What this task involves: Every line in the records below that holds "return" must be identified and copied.

Records supplied:
typedef uint32_t u32x4 __attribute__((ext_vector_type(4)));
// ... 390 lines not shown
    })

    uint32_t T = 256, lg = 8;
    while (T < kTable && T < L) { T <<= 1; lg++; }
    const uint32_t shift = 32 - lg;

    const uint32_t cur0 = __builtin_amdgcn_readfirstlane(REG_OF(0));
    const uint32_t init = TAG_OF(cur0) << 16;
    for (uint32_t i = lane; i < kTable; i += 64) TBL_WRITE(i, init);
    __syncthreads();

    uint32_t *tok = reinterpret_cast<uint32_t *>(tokens) + (uint64_t)u * tok_cap;
    uint32_t *tok_full = reinterpret_cast<uint32_t *>(tokens) + ((uint64_t)gridDim.x + u) * tok_cap;
    uint32_t tka = 0, tkb = 0;
    uint32_t nt = 0, pend = 0;
    uint32_t acc = 0, cend = 0;
    if (hdr_mode == SNAPPY_HDR_EVERY_UNIT) acc = varint_len(L);
    else if (hdr_mode == SNAPPY_HDR_FIRST_UNIT && u == 0) acc = varint_len(header_value);
    uint32_t *const segu = seg_off + 2 * (uint64_t)u * segs;
    auto flush_tokens = [&]() {
        const bool has = lane < pend;
        const uint32_t pos = tka & 0xFFFF, len = tka >> 16, end = pos + len;
        const uint32_t prev = (uint32_t)__builtin_amdgcn_update_dpp((int)cend, (int)end, 0x138, 0xF, 0xF, false);
        const uint32_t litn = pos - prev;
        if (has) {
            const uint32_t lc = len - 4 < 255 ? len - 4 : 255u, gc = litn < 255 ? litn : 255u;
            tok[nt + lane] = tkb | (lc << 16) | (gc << 24);
            if (lc == 255 || gc == 255) tok_full[nt + lane] = litn | (len << 16);
        }
        const uint32_t b = has ? (litn ? literal_bytes(litn) : 0u) + copy_bytes(len, tkb) : 0u;
        uint32_t tot;
        const uint32_t ex = wave_excl_scan(b, lane, &tot);
        if (has && ((nt + lane) & (kK2Seg - 1)) == 0)
            *reinterpret_cast<uint2 *>(segu + 2 * ((nt + lane) / kK2Seg)) = make_uint2(acc + ex, prev);
        if (pend) cend = __builtin_amdgcn_readlane(end, pend - 1);
        acc += tot;
        nt += pend;
        pend = 0;
    };

    uint32_t q0 = 0, d0 = 0, dr = 0, dv = 0, bv = 0, hv = 0;
    uint32_t pdl1 = 0, pdc = 0;
    uint16_t ent = 0;
    uint8_t ent_t = 0;
    uint32_t adr = 0, word = 0;
    uint32_t pdnz = 0;
    uint64_t m_win = 0, m_win17 = 0;
    bool lsw = false;
#ifndef SNAPPY_K1R_WIN_ALIGN
#define SNAPPY_K1R_WIN_ALIGN 1
#endif
#define WINDOW_AT(qq)                                                                              \
    do {                                                                                           \
        q0 = (qq);                                                                                 \
        ring_to((q0 >> 8) + 2, std::true_type{});     \
        d0 = q0 >> 2;                                                                              \
        dr = d0 & 63;                                                                              \
        {                                                                                          \
            uint32_t _r0, _r1;                                                                     \
            REG_PAIR(d0 >> 6, _r0, _r1);                                                           \
            dv = lane >= dr ? _r0 : _r1;                                                           \
        }                                                                                          \
        if (SNAPPY_K1R_WIN_ALIGN == 2 || (SNAPPY_K1R_WIN_ALIGN && !BIG)) { \
                          \
                                \
            const uint32_t _p = q0 + lane;                                                          \
            const uint32_t _k = (_p - 1) >> 2;                        \
            const uint32_t _a = (uint32_t)__builtin_amdgcn_ds_bpermute((int)(_k << 2), (int)dv);   \
            const uint32_t _b = (uint32_t)__builtin_amdgcn_ds_bpermute((int)((_k + 1) << 2), (int)dv); \
            bv = __builtin_amdgcn_alignbit(_a, _b, 0u - (_p << 3));                                  \
        } else {                                                                                   \
            const uint32_t _k = d0 + (((q0 & 3) + lane) >> 2);      \
            const uint32_t _a = (uint32_t)__builtin_amdgcn_ds_bpermute((int)(_k << 2), (int)dv);   \
            const uint32_t _b = (uint32_t)__builtin_amdgcn_ds_bpermute((int)((_k + 1) << 2), (int)dv); \
            bv = funnel_bytes(_a, _b, perm_sel((q0 + lane) & 3));                                 \
        }                                                                                          \
        {                                                                                          \
            const uint32_t _pr = bv * kMul;                                                        \
            hv = (_pr >> shift) | (__builtin_amdgcn_ubfe(_pr, shift - 8, 8) << 16);                \
        }                                                                                          \
    } while (0)
#define WINDOW_LS(qq)                                                                              \
    do {                                                                                           \
        WINDOW_AT(qq);                                                                             \
        adr = TBL_ADR(hv & 0xFFFF);                                                                \
        TBL_READ_ENT(adr);                              \
                          \
        const uint32_t _best = nearest_same_key<DMAX>(__builtin_amdgcn_alignbit(hv, hv, 16) + 0x10000u); \
        const bool _has = _best < 65536u;                                                          \
        const uint32_t _pd = _has ? _best >> 8 : 0u;                                               \
              \
        pdl1 = _has ? lane - _pd + 1 - (_pd == 1 ? 1u : 0u) : 0xFFFFFF00u;  \
        pdc = q0 + lane - _pd;                                                                     \
        pdnz = _best & 0xFFu;              \
                   \
        const int32_t _w16 = (int32_t)(L - 16 - q0), _w17 = (int32_t)(L - 17 - q0);              \
        const bool _inw = (int32_t)lane <= _w16 && lane <= 62;                                     \
        m_win = __ballot(_inw);                                                                    \
        m_win17 = __ballot((int32_t)lane <= _w17 && lane <= 62);                                   \
        word = (q0 + lane) | (hv & 0xFF0000u);                                                     \
        if (!_inw) word |= 1u << 24;    \
        lsw = true;                                                      \
    } while (0)

    auto match_len_from = [&](uint32_t pf, uint32_t cand, uint32_t len) -> uint32_t {
            for (;;) {
                if (pf + len >= L) break;
                const uint32_t qa = pf + len, qb = cand + len;
                ring_to((qa >> 8) + 2, std::false_type{});
                const uint32_t a0 = DW_LANES(qa >> 2), b0 = CAND_LANES(qb >> 2);
                const uint32_t va = funnel_bytes(a0, wave_shl1(a0), perm_sel(qa & 3));
                const uint32_t vb = funnel_bytes(b0, wave_shl1(b0), perm_sel(qb & 3));
                const uint32_t yy = lane < 63 ? (va ^ vb) : 0;
                const uint64_t bb = __ballot(yy != 0);
                if (bb) {
                    const uint32_t m = (uint32_t)__builtin_ctzll(bb);
                    len += 4 * m + ((uint32_t)__builtin_clz(__builtin_amdgcn_readlane(yy, m)) >> 3);
                    break;
                }
                len += 252;
            }
        return len;
    };
    auto match_len = [&](uint32_t pf, uint32_t cand) -> uint32_t {
        const uint32_t pa = (uint32_t)__builtin_amdgcn_ds_bpermute((int)(((pf >> 2) + lane) << 2), (int)dv);
        const uint32_t ca = CAND_LANES(cand >> 2);
        const uint32_t pv = funnel_bytes(pa, wave_shl1(pa), perm_sel(pf & 3));
        const uint32_t cv = funnel_bytes(ca, wave_shl1(ca), perm_sel(cand & 3));
        const uint32_t y = pv ^ cv;
        const uint64_t bad = __ballot(y != 0) & 0xFFFFull;
        if (bad) {
            const uint32_t m = (uint32_t)__builtin_ctzll(bad);
            return 4 * m + ((uint32_t)__builtin_clz(__builtin_amdgcn_readlane(y, m)) >> 3);
        }
        return match_len_from(pf, cand, 64);
    };
    auto put_token = [&](uint32_t pf, uint32_t len, uint32_t off) {
        tka = (uint32_t)amdgcn_writelane((int)(pf | (len << 16)), (int)pend, (int)tka);
        tkb = (uint32_t)amdgcn_writelane((int)off, (int)pend, (int)tkb);
        pend++;
    };
    uint32_t dka = 0, dkb = 0, dkn = 0;
    auto drain_token = [&]() {
        tka = (uint32_t)amdgcn_writelane((int)dka, (int)pend, (int)tka);
        tkb = (uint32_t)amdgcn_writelane((int)dkb, (int)pend, (int)tkb);
        pend += dkn;
        dkn = 0;
    };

Answer box:
        return len;
            return 4 * m + ((uint32_t)__builtin_clz(__builtin_amdgcn_readlane(y, m)) >> 3);
        return match_len_from(pf, cand, 64);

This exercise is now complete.